# Premium diesel in Spain?



## alphadee (May 10, 2009)

Is premium diesel widely available in northern Spain? Any recent prices would be interesting if possible...


----------



## Mrplodd (Mar 4, 2008)

Don't waste your money, use the standard product and save youself
a few Euro's


----------



## BrianJP (Sep 17, 2010)

Both Repsol and Cepsa sell it all over Spain


----------



## TheNomad (Aug 12, 2013)

Yes. It's at literally every garage all across Spain, alongside regular diesel. 
Both the two big boys in Spain, CEPSA and REPSOL, do it at all their service stations.
Maybe a 5% price premium over normal diesel.

But I'm intrigued..........what's wrong with regular diesel?

I've never used anything other than regular in all my cars and motorhomes.


----------



## BrianJP (Sep 17, 2010)

Actually does good now and then to run a tank full of premium through the engine to clean injectors and pump.Many specialists recommend this rather than using additives.


----------



## Stanner (Aug 17, 2006)

TheNomad said:


> Yes. It's at literally every garage all across Spain, alongside regular diesel.
> Both the two big boys in Spain, CEPSA and REPSOL, do it at all their service stations.
> Maybe a 5% price premium over normal diesel.
> 
> ...


It all depends on whose regular diesel.

I didn't think there was anything to be gained from using premium diesel until about a year ago.

My Alfa JTD had developed a very slight hesitation (not really a flat spot) when accelerating away from a stop or Give Way junction.

One night I had to drive up to Wisbech and thought I had enough fuel to get there and back - I didn't.

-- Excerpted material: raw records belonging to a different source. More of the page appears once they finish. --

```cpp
__global__ __launch_bounds__(256) void ss_pick_splitters_kernel(const unsigned long long *__restrict__ sorted_sample, uint32_t os, uint32_t F, uint32_t F2,
                                                                unsigned long long *__restrict__ fine, unsigned long long *__restrict__ coarse) {
	const uint32_t j = blockIdx.x * 256 + threadIdx.x;
	if (j >= F2) return;
	const unsigned long long v = j + 1 < F2 ? sorted_sample[size_t(j + 1) * os] : ~0ull;
	fine[j] = v;
	if ((j + 1) % F == 0) coarse[(j + 1) / F - 1] = v;
// ... 294 lines not shown
			if (g < (rs.first + d + 1u) * rs.cap) {
				if constexpr (REBASE) {
					const unsigned long long diff = sk[q] - (d ? (sp[d - 1u] & rebase_mask) : 0ull);
					if (diff >> rs.rebase_bits) atomicOr(rs.overflow, 1u);
					okeys[g] = (diff << 3) | (unsigned long long)(sv[q] & 7u);
				} else {
					okeys[g] = sk[q];
					if (VB) ovals[g] = sv[q];
				}
			}
		}
		if ((rs.dbg & 2u) && t0 + SS_TILE < end) load_tile(t0 + SS_TILE);
		lds_barrier();
	}
}

#define SS_SCATTER_RES_LDS(VB, MAXF)                                                                        \
	__shared__ unsigned long long sp[MAXF];                                                                 \
	__shared__ uint32_t cnt[MAXF], tstart[MAXF], gdelta[MAXF], scratch[SS_T / 64 + 1];                      \
	__shared__ unsigned long long sk[SS_TILE];                                                              \
	__shared__ uint16_t sd[SS_TILE];                                                                        \
	__shared__ uint8_t sv[VB ? SS_TILE : 1];

template <int VB, int MAXF, bool REBASE = false>
__global__ __launch_bounds__(SS_T) void ss_scatter_res_l1_kernel(const unsigned long long *__restrict__ keys, const uint8_t *__restrict__ vals,
                                                                 unsigned long long *__restrict__ okeys, uint8_t *__restrict__ ovals, uint32_t n,
                                                                 int ms, int fb, const unsigned long long *__restrict__ coarse,
                                                                 uint32_t tiles_per_block, SsReserve rs, unsigned long long rebase_mask) {
	SS_SCATTER_RES_LDS(VB, MAXF)
	const uint32_t F = 1u << fb;
	for (uint32_t j = threadIdx.x; j < F; j += SS_T) sp[j] = j + 1 < F ? coarse[j] : ~0ull;
	__syncthreads();
	const uint64_t b64 = uint64_t(blockIdx.x) * tiles_per_block * SS_TILE;
	uint64_t e64 = b64 + uint64_t(tiles_per_block) * SS_TILE;
	if (e64 > n) e64 = n;
	if (b64 < n) ss_scatter_res_range<VB, MAXF, REBASE>(keys, vals, okeys, ovals, uint32_t(b64), uint32_t(e64), ms, fb, sp, rs, cnt, tstart, gdelta, scratch, sk, sd, sv, rebase_mask);
}
template <int VB, int MAXF>
__global__ __launch_bounds__(SS_T) void ss_scatter_res_l2_kernel(const unsigned long long *__restrict__ keys, const uint8_t *__restrict__ vals,
                                                                 unsigned long long *__restrict__ okeys, uint8_t *__restrict__ ovals, int ms, int fb,
                                                                 const unsigned long long *__restrict__ fine, const uint32_t *__restrict__ cur1,
                                                                 uint32_t cstride1, uint32_t cap1, uint32_t parts, SsReserve rs,
                                                                 const unsigned long long *__restrict__ rebase_coarse, unsigned long long rebase_mask) {
	SS_SCATTER_RES_LDS(VB, MAXF)
	const uint32_t F = 1u << fb, s = blockIdx.x / parts, p = blockIdx.x % parts;
	const unsigned long long lo = (rebase_coarse && s) ? (rebase_coarse[s - 1] & rebase_mask) : 0ull;
	for (uint32_t j = threadIdx.x; j < F; j += SS_T) {
		const unsigned long long f = j + 1 < F ? fine[size_t(s) * F + j] : ~0ull;
		sp[j] = j + 1 < F ? (f > lo ? f - lo : 0ull) : ~0ull;
	}
	__syncthreads();
	const uint32_t fill = cur1[size_t(s) * cstride1], sb = s * cap1, se = sb + (fill < cap1 ? fill : cap1);
	const uint32_t tiles = (se - sb + SS_TILE - 1) / SS_TILE, tpp = (tiles + parts - 1) / parts;
	const uint64_t b = uint64_t(sb) + uint64_t(p) * tpp * SS_TILE, e = b + uint64_t(tpp) * SS_TILE;
	const uint32_t begin = b < se ? uint32_t(b) : se, end = e < se ? uint32_t(e) : se;
	SsReserve mine = rs;
	mine.first = s * F;
	if (begin < end) ss_scatter_res_range<VB, MAXF>(keys, vals, okeys, ovals, begin, end, ms, fb, sp, mine, cnt, tstart, gdelta, scratch, sk, sd, sv);
}
__global__ __launch_bounds__(256) void ss_res_buckets_kernel(const uint32_t *__restrict__ cur2, uint32_t n_buckets, uint32_t cap,
                                                             uint32_t *__restrict__ bucket_base, uint32_t *__restrict__ bucket_cnt, uint32_t *__restrict__ max_cnt) {
	const uint32_t b = blockIdx.x * 256 + threadIdx.x;
// ... 17 lines not shown
	uint32_t *order_flag;
	unsigned long long *t_key;
	uint32_t *t_reads, *t_agg, *n_loc;
	uint32_t *cg_loc;
	int cg_shift;
	const unsigned long long *rebase_coarse;
	unsigned long long rebase_mask;
	uint32_t rebase_div;
};

template <int THREADS, int ITEMS, int VB, bool ATOMIC_RANK = false>
__device__ inline void ss_local_run(const SsLocalArgs &a, uint32_t bucket, uint32_t base, uint32_t cnt, unsigned char *smem) {
	constexpr uint32_t WAVES = THREADS / 64;
	const uint32_t tid = threadIdx.x, w = tid >> 6, lane = tid & 63u;
	unsigned long long *sk = reinterpret_cast<unsigned long long *>(smem);
	uint32_t *agg = reinterpret_cast<uint32_t *>(smem);
	uint32_t *headpos = agg + a.cap;
	uint32_t *wcnt = reinterpret_cast<uint32_t *>(smem + size_t(a.cap) * 8);
	uint32_t *tstart = wcnt + WAVES * 256;
	uint32_t *scratch = tstart + 256;
	uint32_t *wtot = scratch + (THREADS / 64 + 1);
	uint32_t *misc = wtot + WAVES;
	unsigned long long *red = reinterpret_cast<unsigned long long *>(misc + 4 + ((WAVES + 1) & 1u));
	uint8_t *sv = reinterpret_cast<uint8_t *>(red + 2 * WAVES);
	const int ms = a.ms;
	const uint32_t coarse_b = a.rebase_coarse ? bucket / a.rebase_div : 0u;
	const unsigned long long kbase = coarse_b ? (a.rebase_coarse[coarse_b - 1u] & a.rebase_mask) : 0ull;

	const uint32_t lane_off = w * (64 * ITEMS) + lane;
	unsigned long long key[ITEMS];
	uint8_t val[VB ? ITEMS : 1];
	unsigned long long k_or = 0, k_and = ~0ull;
#pragma unroll
	for (int i = 0; i < ITEMS; ++i) {
		const uint32_t p = lane_off + i * 64;
		const bool valid = p < cnt;
		key[i] = valid ? a.keys[base + p] : 0ull;
		if (VB) val[i] = valid ? a.vals[base + p] : uint8_t(0);
	}
#pragma unroll
	for (int i = 0; i < ITEMS; ++i) {
		const uint32_t p = lane_off + i * 64;
		if (p < cnt) { k_or |= key[i]; k_and &= key[i]; sk[p] = key[i]; if (VB) sv[p] = val[i]; }
	}
	k_or = wave_reduce_or_u64(k_or); k_and = wave_reduce_and_u64(k_and);
	if (lane == 0) { red[2 * w] = k_or; red[2 * w + 1] = k_and; }
	lds_barrier();
// ... 107 lines not shown
		const uint32_t m = woff + pre[i] + is_head - 1u;
		const uint32_t mark = VB ? uint32_t(val[i]) & 7u : uint32_t(key[i]) & 7u;
		if (is_head) { headpos[m] = p; a.t_key[base + m] = (key[i] >> ms) + kbase; }
		const uint32_t add = (((mark >> 1) & 1u) << 1) | (((mark >> 2) & 1u) << 16);
		if (add) atomicAdd(&agg[m], add);
		if (mark & 1u) atomicOr(&agg[m], 1u);
	}
	lds_barrier();
	for (uint32_t m = tid; m < n_loc; m += THREADS) {
		const uint32_t e = m + 1 < n_loc ? headpos[m + 1] : cnt;
		a.t_reads[base + m] = e - headpos[m];
		a.t_agg[base + m] = agg[m];
	}
}

template <int VB, bool ATOMIC_RANK = false>
__global__ __launch_bounds__(256) void ss_local_kernel(SsLocalArgs a) {
	extern __shared__ __attribute__((aligned(16))) unsigned char ss_smem[];
	const uint32_t b = blockIdx.x;
	const uint32_t cnt = a.bucket_cnt[b], base = a.bucket_base[b];
	if (cnt == 0) { if (threadIdx.x == 0) a.n_loc[b] = 0; return; }
	if (cnt > a.skip_above) return;
	if (cnt <= 1024) ss_local_run<256, 4, VB, ATOMIC_RANK>(a, b, base, cnt, ss_smem);
	else ss_local_run<256, 8, VB, ATOMIC_RANK>(a, b, base, cnt, ss_smem);
}
template <int THREADS, int VB, bool ATOMIC_RANK = false>
__global__ __launch_bounds__(THREADS) void ss_local_wave_kernel(SsLocalArgs a) {
	extern __shared__ __attribute__((aligned(16))) unsigned char ss_smem[];
	const uint32_t b = blockIdx.x;
	const uint32_t cnt = a.bucket_cnt[b], base = a.bucket_base[b];
	if (cnt == 0) { if (threadIdx.x == 0) a.n_loc[b] = 0; return; }
	if (cnt > a.skip_above) return;
	if (cnt <= 1024) ss_local_run<THREADS, 1024 / THREADS, VB, ATOMIC_RANK>(a, b, base, cnt, ss_smem);
	else ss_local_run<THREADS, 2048 / THREADS, VB, ATOMIC_RANK>(a, b, base, cnt, ss_smem);
}
template <int THREADS, int VB, bool ATOMIC_RANK = false>
__global__ __launch_bounds__(THREADS) void ss_local_big_kernel(SsLocalArgs a) {
	extern __shared__ __attribute__((aligned(16))) unsigned char ss_smem[];
	const uint32_t b = a.big_list[blockIdx.x];
	ss_local_run<THREADS, 16, VB, ATOMIC_RANK>(a, b, a.bucket_base[b], a.bucket_cnt[b], ss_smem);
}

inline size_t ss_local_lds_bytes(uint32_t cap, int threads) {
	const size_t waves = size_t(threads) / 64;
	size_t words = waves * 256 + 256 + (size_t(threads) / 64 + 1) + waves + 4 + ((waves + 1) & 1u);
	return size_t(cap) * 8 + words * 4 + 2 * waves * 8 + size_t(cap) + 16;
}

__global__ __launch_bounds__(64) void ss_lds_order_probe_kernel(const uint32_t *__restrict__ digit, uint32_t rounds, uint32_t *__restrict__ out) {
	__shared__ uint32_t cnt[64];
	for (uint32_t r = 0; r < rounds; ++r) {
		cnt[threadIdx.x] = 0;
		__builtin_amdgcn_wave_barrier();
		out[r * 64 + threadIdx.x] = atomicAdd(&cnt[digit[r * 64 + threadIdx.x] & 63u], 1u);
		__builtin_amdgcn_wave_barrier();
	}
}

template <int MAXF>
__global__ __launch_bounds__(MAXF) void ss_chunk_sums_kernel(const uint32_t *__restrict__ n_loc, uint32_t n_buckets, uint32_t *__restrict__ chunk_sum) {
	__shared__ uint32_t scratch[MAXF / 64 + 1];
	const uint32_t i = blockIdx.x * MAXF + threadIdx.x;
	uint32_t total;
	block_excl_scan_u32<MAXF>(i < n_buckets ? n_loc[i] : 0u, scratch, total);
	if (threadIdx.x == 0) chunk_sum[blockIdx.x] = total;
}
template <int MAXF>
__global__ __launch_bounds__(MAXF) void ss_prefix_kernel(const uint32_t *__restrict__ n_loc, uint32_t n_buckets, const uint32_t *__restrict__ chunk_sum,
                                                          uint32_t n_chunks, uint32_t *__restrict__ prefix, uint32_t *__restrict__ n_mol) {
// ... 225 lines not shown
```

dropest_amd/csrc/synth_api.hip:

```cpp

#include "synth.h"

#include <cstring>

using namespace dropest;

extern "C" {

int dropest_synth_generate_host(const dropest_synth_params *p, uint64_t first, uint64_t n, uint64_t *cb, uint64_t *umi,
                                uint32_t *gene, uint32_t *aux) {
	if (!p || !p->cell_cb || !p->cell_cdf || !p->gene_cdf || p->n_cells == 0 || p->n_genes == 0 || p->n_chr == 0 ||
	    p->cb_len == 0 || p->cb_len > 31 || p->umi_len == 0 || p->umi_len > 31 || p->reads_per_molecule == 0)
		return 1;
	for (uint64_t i = 0; i < n; ++i) {
		const SynthRead r = synth_read(*p, p->cell_cb, p->cell_cdf, p->gene_cdf, first + i);
		cb[i] = r.cb; umi[i] = r.umi; gene[i] = r.gene; aux[i] = r.aux;
	}
	return 0;
}

int dropest_synth_generate_device(const dropest_synth_params *p, int device, uint64_t first, uint64_t n, uint64_t *d_cb,
                                  uint64_t *d_umi, uint32_t *d_gene, uint32_t *d_aux) {
	if (!p || !p->cell_cb || !p->cell_cdf || !p->gene_cdf || p->n_cells == 0 || p->n_genes == 0 || p->n_chr == 0 ||
	    p->cb_len == 0 || p->cb_len > 31 || p->umi_len == 0 || p->umi_len > 31 || p->reads_per_molecule == 0)
// ... 5 lines not shown
		HIP_CHECK(hipMemcpy(ccb.p, p->cell_cb, size_t(p->n_cells) * 8, hipMemcpyHostToDevice));
		HIP_CHECK(hipMemcpy(ccdf.p, p->cell_cdf, size_t(p->n_cells) * 4, hipMemcpyHostToDevice));
		HIP_CHECK(hipMemcpy(gcdf.p, p->gene_cdf, size_t(p->n_genes) * 4, hipMemcpyHostToDevice));
		if (n) {
			const uint64_t want = (n + 255) / 256;
			const unsigned blocks = unsigned(want < 8192 ? want : 8192);
			hipLaunchKernelGGL(synth_kernel, dim3(blocks), dim3(256), 0, nullptr, *p, ccb.p, ccdf.p, gcdf.p, first, n, d_cb,
			                   d_umi, d_gene, d_aux);
			HIP_CHECK(hipGetLastError());
		}
		HIP_CHECK(hipDeviceSynchronize());
		return 0;
	} catch (const std::exception &e) {
		std::fprintf(stderr, "dropest_synth_generate_device: %s\n", e.what());
		return 2;
	}
}

int dropest_dev_count(void) {
	int n = 0;
	if (hipGetDeviceCount(&n) != hipSuccess) return 0;
	return n;
}
int dropest_dev_alloc(int device, uint64_t bytes, void **out) {
	if (hipSetDevice(device) != hipSuccess) return 1;
	return hipMalloc(out, bytes ? bytes : 1) == hipSuccess ? 0 : 2;
}
int dropest_dev_free(int device, void *p) {
	if (hipSetDevice(device) != hipSuccess) return 1;
	return hipFree(p) == hipSuccess ? 0 : 2;
}
int dropest_dev_copy_to_host(int device, void *dst, const void *d_src, uint64_t bytes) {
	if (hipSetDevice(device) != hipSuccess) return 1;
	return hipMemcpy(dst, d_src, bytes, hipMemcpyDeviceToHost) == hipSuccess ? 0 : 2;
}
int dropest_dev_copy_from_host(int device, void *d_dst, const void *src, uint64_t bytes) {
	if (hipSetDevice(device) != hipSuccess) return 1;
	return hipMemcpy(d_dst, src, bytes, hipMemcpyHostToDevice) == hipSuccess ? 0 : 2;
}
int dropest_dev_sync(int device) {
	if (hipSetDevice(device) != hipSuccess) return 1;
	return hipDeviceSynchronize() == hipSuccess ? 0 : 2;
}

}
```

include/dropest_synth.h:

```cpp
#ifndef DROPEST_SYNTH_H
#define DROPEST_SYNTH_H

#include <stdint.h>

#ifdef __cplusplus
extern "C" {
#endif

typedef struct {
	uint64_t seed;
	uint32_t stream_id;
	uint32_t n_cells;
	const uint64_t *cell_cb;
	const uint32_t *cell_cdf;
	uint32_t n_genes;
	const uint32_t *gene_cdf;
	uint32_t cb_len, umi_len;
	uint32_t n_chr;
	uint32_t permille_neighbour, permille_ambient, permille_intergenic;
	uint32_t permille_intron, permille_exon_na;
	uint64_t n_effective;
	uint32_t reads_per_molecule;
} dropest_synth_params;

int dropest_synth_generate_host(const dropest_synth_params *p, uint64_t first, uint64_t n, uint64_t *cb,
                                uint64_t *umi, uint32_t *gene, uint32_t *aux);
int dropest_synth_generate_device(const dropest_synth_params *p, int device, uint64_t first, uint64_t n,
                                  uint64_t *d_cb, uint64_t *d_umi, uint32_t *d_gene, uint32_t *d_aux);

int dropest_dev_alloc(int device, uint64_t bytes, void **out);
int dropest_dev_free(int device, void *p);
int dropest_dev_copy_to_host(int device, void *dst, const void *d_src, uint64_t bytes);
int dropest_dev_copy_from_host(int device, void *d_dst, const void *src, uint64_t bytes);
int dropest_dev_count(void);
int dropest_dev_sync(int device);

#ifdef __cplusplus
}
#endif
#endif
```

Measured before the change: 11530.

After setting off home I went into the Shell garage on the A.47 and all they had was V-Power diesel. I cursed like mad and reluctantly bought 10 litres that went into a virtually empty tank just to get me home to cheaper diesel.

I drove the 35 miles home and as I turned the last corner and accelerated away from the junction noticed that the hesitation was totally cleared and the car accelerated away far more cleanly than it ever had in all the time I had owned it.

I now run a tank of V-Power through it every 5 or 6 fill ups.


----------



## teemyob (Nov 22, 2005)

It is up to the retailer within reason what Premium they add for premium diesel. I once stopped at a Garage who were charging 20p more (BP Formby).

In France and Spain, I find it is only a few cents more. So I often fill up with it.

In Framce and Spain in August. I was paying around 4-10 Cents a litre more.

Our Local Shell Garage Charges about 15p more.

TM


----------